I wondered that about AN' s horses, Avebury wasn't up to his usual performance at Kentucky either


----------



## Twiglet (12 May 2014)

Honey08 said:



			p



I didn't think the ground can really be used as an excuse, there was no mud at all, ive seen much worse, and those conditions were what should really be expected for a spring event..  In my opinion it was a big scary 4*, that's all.  We really enjoyed it.
		
Click to expand...

There was mud. It wasn't a quagmire by any stretch but there was mud, and the ground was holding - whether that be normal for spring conditions or not. We watched a few from one of the flat stretches (between 9 and 10) and the ground was distinctly 'cut' even early on. I don't think the ground was as much of an issue as the wind, which was obscene in parts, but I've no doubt it would have affected performance in most cases.


----------



## oldvic (12 May 2014)

Maesfen said:



			Badminton used to be in late March/early April so it's now much later than it used to be; I still find it hard to get used to it being so late!
Yes, lack of fitness was the prime cause of the trouble but it was apparent at the seemingly lack of commitment from the 'big' riders at some of the fences almost as if they had stopped riding by intuition and glue; I mean, come on, when did you last see AN ride a fence so sloppily or the great MT suffer indecision on his first ride and he does seem to have a thing about The Lake to ride it so badly the next time?  I hope it's shook them all up out of their complacent technical courses, it was a real breath of fresh air.
		
Click to expand...

Mark's so called indecision? Andrew sloppy? Campino, like Quimbo, is not a natural galloper but a good and scopey jumper. They have been taught to gallop but with those types it is not easy to adjust them back out of the long stride. They tend to bare down onto your hand and become unbalanced. When you then have a bad distance to a big fence your options are limited and whatever you do is wrong. This was the case with both these horses. Leonidas was green going into the lake and needed encouragement. His back end flicked up when his stifles caught the log, hitting Mark up the backside and knocking him forward. He then shot forward and into the deep water even though Mark was quickly back in balance. Many would have been unseated. Nereo's mistake was caused by an outside influence. If your horse is the type to shy away when you are out of balance you have no chance to stay on whoever you are. The last thing either of these riders are is complacent.




Nag_Nag_Nag said:



			The problem I see is riders/horse ability for that particular level (this is far from me attacking peoples ability btw). We seem to be making the lower level courses easier (pressure from riders and BE to make them easier) as well as the qualification. Its a huge jump up from say Weston Advanced to Badminton, yet a lot of Badminton bound horses use Weston as a warm up. I realize they are different levels, but it is a HUGE jump up. Add to the fact there have been a number of events cancelled this year, so runs have been sparse.
		
Click to expand...

This is so true.
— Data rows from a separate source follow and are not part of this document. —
# ... 31 lines not shown
    'tt_conv2d_wgrad': (c_int, [P, P, P, P, I, I, I, I, I, I, I, I, I, I, I, I, I, L, L, L, L, P]),
    'tt_elu_bwd': (c_int, [P, P, P, L, P]),
    'tt_act_bwd': (c_int, [P, P, P, L, I, P]),
    'tt_cqt_forward_mag': (c_int, [ctypes.POINTER(CqtPlan), P, P, P, I, I, P]),
    'tt_magnitude': (c_int, [P, P, L, L, P]),
    'tt_decibels_scratch_bytes': (c_int64, [L]),
    'tt_decibels': (c_int, [P, P, L, L, I, P, P]),
    'tt_activations1_fwd': (c_int, [P, P, L, P]),
    'tt_activations1_bwd': (c_int, [P, P, P, L, P]),
    'tt_resblock_fwd': (c_int, [P, P, P, P, P, P, P, I, I, I, I, I, I, P]),
    'tt_resblock_bwd': (c_int, [P, P, P, P, P, P, P, P, P, P, P, P, P, I, I, I, I, I, I, P]),
    'tt_wide_scratch_bytes': (c_int64, [I, I, I, I]),
    'tt_wide_pack': (c_int, [P, P, I, I, I, I, P]),
    'tt_wide_unpack': (c_int, [P, P, I, I, I, I, P]),
    'tt_wide_rb_fwd': (c_int, [P, P, P, P, P, P, P, I, I, I, I, I, P]),
    'tt_wide_rb_fwd_join': (c_int, [P, P, P, P, P, P, P, P, P, I, I, I, I, I, I, I, P]),
    'tt_wide_rb_bwd': (c_int, [P, P, P, P, P, P, P, P, P, P, P, P, I, I, I, I, I, P]),
    'tt_wide_level_scratch_bytes': (c_int64, [I, I, I, I, I]),
    'tt_wide_level_bwd': (c_int, [I, P, P, P, P, P, P, P, P, P, P, P, P, P, P, I, I, I, I, P, P]),
    'tt_wide_level_bwd_gated': (c_int, [I, P, P, P, P, P, P, P, P, P, P, P, P, P, P, I, I, I, I, P, P]),
    'tt_wide_level_bwd_gated_join': (c_int, [I, P, P, P, P, P, P, P, P, P, P, P, P, P, P, I, I, I, I, P, P, I, P, I, P, P]),
    'tt_x3_bytes': (c_int64, [I, I, I, I]),
    'tt_x3_level_scratch_bytes': (c_int64, [I, I, I, I]),
    'tt_x3_pack': (c_int, [P, P, I, I, I, I, P]),
    'tt_x3_unpack': (c_int, [P, P, I, I, I, I, P]),
    'tt_x3_rb_fwd': (c_int, [P, P, P, P, P, P, I, I, I, I, I, I, P]),
    'tt_x3_level_fwd': (c_int, [I, P, I, P, I, P, P, P, P, P, P, I, I, I, I, P]),
    'tt_x3_rb_fwd_train': (c_int, [P, P, P, P, P, P, I, P, I, I, I, I, I, P]),
    'tt_x3_grad_scale_scratch_bytes': (c_int64, []),
    'tt_x3_grad_scale': (c_int, [P, c_int64, P, P, P]),
    'tt_x3_pack_scaled': (c_int, [P, P, P, I, I, I, I, P]),
    'tt_x3_unpack_scaled': (c_int, [P, P, P, I, I, I, I, P]),
    'tt_x3_rb_bwd_scratch_bytes': (c_int64, [I, I, I, I]),
    'tt_x3_rb_bwd': (c_int, [P, P, P, P, P, P, P, I, P, P, P, P, P, P, I, I, I, I, I, P]),
    'tt_x3n_level_scratch_bytes': (c_int64, [I, I, I, I]),
    'tt_x3n_rb_fwd': (c_int, [P, I, P, P, P, P, P, I, I, I, I, I, I, P]),
    'tt_x3n_level_fwd': (c_int, [I, P, P, P, P, P, P, P, P, I, I, I, I, P]),
    'tt_x3_latent_scratch_bytes': (c_int64, [I, I, I]),
    'tt_x3_latent_encode': (c_int, [P, P, P, P, P, I, I, I, I, I, P]),
    'tt_x3_latent_decode': (c_int, [P, I, c_float, P, P, P, I, P, I, I, I, I, I, P]),
    'tt_x3_sconv_fwd': (c_int, [P, I, P, P, P, I, I, I, I, I, P]),
    'tt_x3_tconv_fwd': (c_int, [P, I, P, P, P, I, I, I, I, I, I, P]),
    'tt_wide_fused_scratch_bytes': (c_int64, [I]),
    'tt_wide_rb_bwd_fused': (c_int, [P, P, P, P, P, P, P, P, P, P, P, P, I, I, I, I, I, P]),
    'tt_wide_onepass_scratch_bytes': (c_int64, [I]),
    'tt_wide_rb_bwd_onepass': (c_int, [P, P, P, P, P, P, P, P, P, P, P, P, I, I, I, I, I, P]),
    'tt_wide_rb_bwd_is_onepass': (c_int, [I, I]),
    'tt_wide_bwd_kernel_attr': (c_int, [I, I, I, I, ctypes.POINTER(c_int), ctypes.POINTER(c_int)]),
    'tt_stride16_scratch_bytes': (c_int64, [I]),
    'tt_sconv16_fwd': (c_int, [P, P, P, P, I, I, I, I, P]),
    'tt_sconv16_bwd': (c_int, [P, P, P, P, P, P, P, P, I, I, I, I, P]),
    'tt_tconv16_fwd': (c_int, [P, P, P, P, I, I, I, I, I, P]),
    'tt_tconv16_bwd': (c_int, [P, P, P, P, P, P, P, P, I, I, I, I, I, P]),
    'tt_gate16': (c_int, [P, P, L, P]),
    'tt_sconv16_bwd_pregated': (c_int, [P, P, P, P, P, P, P, I, I, I, I, P]),
    'tt_tconv16_bwd_pregated': (c_int, [P, P, P, P, P, P, P, I, I, I, I, I, I, P]),
    'tt_latent16_pregated_ok': (c_int, [I, I]),
    'tt_latent16_expand_gated': (c_int, [P, P, P, P, P, I, I, I, I, I, P]),
    'tt_latent16_contract_pregated': (c_int, [P, P, P, P, I, I, I, I, I, I, P]),
    'tt_latent16_wgrad_pregated': (c_int, [P, I, F_, P, P, P, P, I, I, I, I, I, P]),
    'tt_latent16_scratch_bytes': (c_int64, [I, I, I, I, I]),
    'tt_latent16_contract': (c_int, [P, P, P, P, P, P, I, I, I, I, I, I, P]),
    'tt_latent16_expand': (c_int, [P, I, F_, P, P, P, P, I, I, I, I, I, P]),
    'tt_latent16_wgrad': (c_int, [P, I, F_, P, P, P, P, P, I, I, I, I, I, P]),
    'tt_edge16_scratch_bytes': (c_int64, []),
    'tt_convin16_fwd': (c_int, [P, P, P, P, I, I, I, P]),
    'tt_convin16_bwd': (c_int, [P, P, P, P, P, P, P, P, I, I, I, P]),
    'tt_convout16_fwd': (c_int, [P, P, P, P, I, I, I, P]),
    'tt_convout16_bwd': (c_int, [P, P, P, P, P, P, P, I, I, I, P]),
    'tt_convin16_1_fwd': (c_int, [P, P, P, P, I, I, I, P]),
    'tt_convin16_1_bwd': (c_int, [P, P, P, P, P, P, P, P, I, I, I, P]),
    'tt_convout16_1_fwd': (c_int, [P, P, P, P, I, I, I, I, P]),
    'tt_convout16_1_bwd': (c_int, [P, P, P, P, P, P, P, P, I, I, I, I, P]),
    'tt_sconv_fwd': (c_int, [P, P, P, P, I, I, I, I, P]),
    'tt_wgrad_scratch_floats': (c_int64, []),
    'tt_sconv_bwd': (c_int, [P, P, P, P, P, P, P, P, I, I, I, I, P]),
    'tt_tconv_fwd': (c_int, [P, P, P, P, I, I, I, I, I, P]),
    'tt_tconv_bwd': (c_int, [P, P, P, P, P, P, P, P, I, I, I, I, I, P]),
    'tt_gemm': (c_int, [P, P, P, P, I, I, I, I, I, L, L, L, I, L, L, L, I, F_, F_, I, I, I, P]),
    'tt_channel_sum': (c_int, [P, P, I, I, L, P]),
    'tt_channel_sum_ws': (c_int, [P, P, I, I, L, P, P]),
    'tt_scaled_add': (c_int, [P, P, P, I, P, L, P]),
    'tt_window_ola': (c_int, [P, P, P, L, I, I, I, L, P]),
    'tt_dot': (c_int, [P, P, P, L, P]),
    'tt_scaled_add16': (c_int, [P, P, P, I, P, L, P]),
    'tt_dot16': (c_int, [P, P, P, L, P]),
    'tt_skip_join16_fwd': (c_int, [P, P, P, I, P, L, I, P]),
    'tt_skip_join16_bwd': (c_int, [P, P, P, I, P, P, L, I, I, P]),
    'tt_sqdiff_sum': (c_int, [P, P, P, P, L, F_, P]),
    'tt_sqdiff_bwd': (c_int, [P, P, P, F_, P, P, L, P]),
    'tt_sqdiff2_bwd': (c_int, [P, P, P, P, P, F_, P, P, P, L, P]),
    'tt_sqdiff_sum_grad': (c_int, [P, P, P, P, L, F_, P, P, P]),
    'tt_sqdiff2_sum_grad': (c_int, [P, P, P, P, P, P, L, F_, P, P, P, P]),
    'tt_sqdiff_rescale': (c_int, [P, P, P, L, P]),
    'tt_sqdiff2_rescale': (c_int, [P, P, P, P, P, L, P]),
    'tt_activations_fwd': (c_int, [P, P, I, I, I, P]),
    'tt_activations_bwd': (c_int, [P, P, P, P, I, I, I, P]),
    'tt_transcription_loss_fwd': (c_int, [P, P, P, P, P, I, I, I, I, P]),
    'tt_transcription_loss_fwd_grad': (c_int, [P, P, P, P, P, P, I, I, I, I, P]),
    'tt_transcription_loss_bwd': (c_int, [P, P, P, P, P, I, I, I, I, P]),
    'tt_segment_stats': (c_int, [P, P, I, P, P]),
    'tt_peak_pick': (c_int, [P, P, L, I, I, ctypes.c_double, I, I, P]),
    'tt_target_activations': (c_int, [P, P, I, P, I, I, I, P, P, P]),
    'tt_target_activations_spans': (c_int, [P, P, P, I, P, I, I, I, P, P, P]),
    'tt_sdr_chunk': (c_int, []),
    'tt_sdr_scratch_bytes': (c_int64, [I, L, I]),
    'tt_sdr_means': (c_int, [P, P, I, L, P, P, P]),
    'tt_sdr_correlate': (c_int, [P, P, I, L, I, P, P, P, P]),
    'tt_sdr_finish': (c_int, [P, I, I, ctypes.c_double, I, P, P, P]),
    'tt_mpe_max_est': (c_int, []),
    'tt_mpe_max_ref': (c_int, []),
    'tt_mpe_count': (c_int, [P, I, I, ctypes.c_double, I, I, P, P, P, P]),
    'tt_mpe_fill': (c_int, [P, I, I, ctypes.c_double, I, I, P, L, P, P]),
    'tt_mpe_match': (c_int, [P, I, I, P, P, P, I, P, P, ctypes.c_double, P, P, P, P]),
    'tt_note_tile_frames': (c_int, []),
    'tt_note_chunk': (c_int, []),
    'tt_note_spans': (c_int, [P, I, P, I, P, P, P]),
    'tt_note_count': (c_int, [P, P, I, I, P, P]),
    'tt_note_fill': (c_int, [P, P, I, I, P, L, P, P]),
    'tt_pitch_tile_frames': (c_int, []),
    'tt_pitch_max_bins': (c_int, []),
    'tt_pitch_max_radius': (c_int, []),
    'tt_pitch_scratch_bytes': (c_int64, [I, I]),
    'tt_pitch_nearest': (c_int, [P, P, I, P, P, I, I, P, P]),
    'tt_pitch_targets': (c_int, [P, P, I, P, I, I, P, P, P, P, I, I, I, P, P, P, P]),
    'tt_film_tile_frames': (c_int, []),
    'tt_film_scratch_bytes': (c_int64, [I, I, I, I]),
    'tt_film_fwd': (c_int, [P, P, P, P, P, P, P, I, I, I, I, P]),
    'tt_film_bwd': (c_int, [P, P, P, P, P, P, P, P, P, P, P, I, I, I, I, P]),
    'tt_mix_tile': (c_int, []),
    'tt_mix_targets_tile': (c_int, []),
    'tt_mix_audio': (c_int, [P, P, I, P, P, P, P, I, L, P, P]),
    'tt_mix_targets': (c_int, [P, P, I, I, L, I, P, P]),
    'tt_resample_tile': (c_int, []),
    'tt_resample_direct_tile': (c_int, []),
    'tt_resample_max_taps': (c_int, []),
    'tt_resample_max_phases': (c_int, []),
    'tt_resample_partials': (c_int64, [L, I, I]),
    'tt_resample': (c_int, [P, I, I, L, P, I, I, I, P, L, P, P]),
    'tt_resample_normalize': (c_int, [P, I, L, P, L, P]),
    'tt_l2norm': (c_int, [P, P, P, L, P]),
    'tt_adamw_step': (c_int, [P, P, P, P, P, L, F_, F_, F_, F_, F_, I, F_, I, P, P]),
    'tt_set_loss_scale': (c_float, [F_]),
}
HALF_TWINS = ('tt_wide_level_scratch_bytes', 'tt_wide_level_bwd', 'tt_wide_level_bwd_gated', 'tt_wide_level_bwd_gated_join', 'tt_gate16', 'tt_latent16_pregated_ok', 'tt_latent16_expand_gated', 'tt_latent16_contract_pregated', 'tt_latent16_wgrad_pregated', 'tt_sconv16_bwd_pregated', 'tt_tconv16_bwd_pregated', 'tt_wide_scratch_bytes', 'tt_wide_pack', 'tt_wide_unpack', 'tt_wide_rb_fwd', 'tt_wide_rb_fwd_join', 'tt_wide_rb_bwd', 'tt_wide_fused_scratch_bytes',
              'tt_wide_rb_bwd_fused', 'tt_wide_onepass_scratch_bytes', 'tt_wide_rb_bwd_onepass', 'tt_wide_rb_bwd_is_onepass', 'tt_wide_bwd_kernel_attr',
              'tt_stride16_scratch_bytes', 'tt_sconv16_fwd', 'tt_sconv16_bwd', 'tt_tconv16_fwd', 'tt_tconv16_bwd', 'tt_latent16_scratch_bytes',
              'tt_latent16_contract', 'tt_latent16_expand', 'tt_latent16_wgrad', 'tt_edge16_scratch_bytes', 'tt_convin16_fwd', 'tt_convin16_bwd',
              'tt_convout16_fwd', 'tt_convout16_bwd', 'tt_convin16_1_fwd', 'tt_convin16_1_bwd', 'tt_convout16_1_fwd', 'tt_convout16_1_bwd',
              'tt_scaled_add16', 'tt_dot16', 'tt_skip_join16_fwd', 'tt_skip_join16_bwd')
for _n in HALF_TWINS:
    _PROTOS[_n + '_h'] = _PROTOS[_n]
EXPORTED_SYMBOLS = tuple(_PROTOS)
EXTRA_FLAGS = {'cqt.hip': ['-fno-slp-vectorize']}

Until the CICs are truly at the level instead of intermediate tracks for 2* and standard advanced for 3*, there is nowhere to give the experience.



LittleOwl said:



			I'm another who thinks fitness was the main issue. There isn't much of an excuse as some horses finished full of running - the time might have been a little tight but the time pens added to it all! The corners in huntsman's close may have been a little big for the end of the track but as others have said they should have saved petrol
Correct me if i'm wrong but considering who finished and who didnt, maybe our top riders are becoming complacent (or maybe its because it was so easy last year)??
		
Click to expand...

A few that went very slowly were less tired but nothing was full of running. It is not so easy in those conditions to go fast enough to be competitive but have enough left. An awkward jump or a gust of wind can take precious energy so you need to have things go your way as well. The top riders are certainly not complacent but they didn't get the "rub of the green".



armchair_rider said:



			I think the top riders probably have less invested in the competition - they aren't under such pressure to get round because they know that their sponsors won't ditch them and they have the resources to re-route the horse to Luhmuhlen or Chatsworth. WFP chose to withdraw one of his horses despite having the potential for a Grand Slam which suggests that he has a lot of freedom in what he does. .
		
Click to expand...

Really?!! The big competitions are what they work so hard for and gives them such a buzz. They mean as much to the top riders as anyone. It is quite possible that William withdrew because Cool Mountain has had soundness issues and will only have a limited number of top competitions left in him. To start in an uncompetitive place would be a waste of a run.



Maesfen said:



			Incidentally, has anyone seen/known what happened with PH at that hedge as the camera angle only really showed him tipping up, you couldn't see why?
		
Click to expand...

He looked to be slightly to the right and maybe not quite straight. He caught the high brush with his off fore and that tipped him up. The shock of falling could have made his heart fibrillate.



tiggs said:



			I wondered that about AN' s horses, Avebury wasn't up to his usual performance at Kentucky either
		
Click to expand...

There was absolutely nothing wrong with Andrew's horses. Quimbo was pulled up looking very happy having incurred 20 pens at the bank. He is not a fast horse so wouldn't be competitive with that having wasted valuable time. Nereo was making it look very easy and was on his minute markers in spite of Andrew trying to go steady as he knew he could be well over time. He left a leg coming out of the pond due to a fault with the pinning at the A element causing him to run through the water. Avebury, while not himself, was not sick.


----------



## dieseldog (12 May 2014)

ihatework said:



			It will be even more interesting to see if we get a divide between the 4*'s and the Championship courses (which have become dressage competitions) - will riders divide their horses up and aim some for the 4* and keep others as the championship models?
		
Click to expand...

They already do that - look at Miners Frolic - he was never a 4* horse but you would always want him on a championship team, before London 2012 the last time he completed a proper 4 star was 2009.  I cant see things like the Olympics changing as you have to make sure the newer nations get round and losing eventing as an Olympic sport is no good for anyone. I think what is interesting is the differer between show jumping and eventing - the Olympics really are the toughest for SJ and there has been no dumbing down as the newer nations have caught up with the big boys - but SJ is safer than eventing too.


----------



## jellybaby2 (12 May 2014)

I think it was the wind sapping the energy to be honest. I run a lot, and it's blooming hard work in a string wind and my times are noticeably slower. I don't think it was the ground as the wind would have been very drying, and it certainly wasn't the mud bath of 92...!
I loved every minute of it on Saturday and I think the course designer did a fab job.
I thoroughly enjoyed watching izzy Taylor on both her rides and also Harry meade, both complete naturals across country and in sure this has been helped by their background out hunting.
JB x


----------



## Teri (13 May 2014)

Adding to the previous comment about possible respiratory issues/issues...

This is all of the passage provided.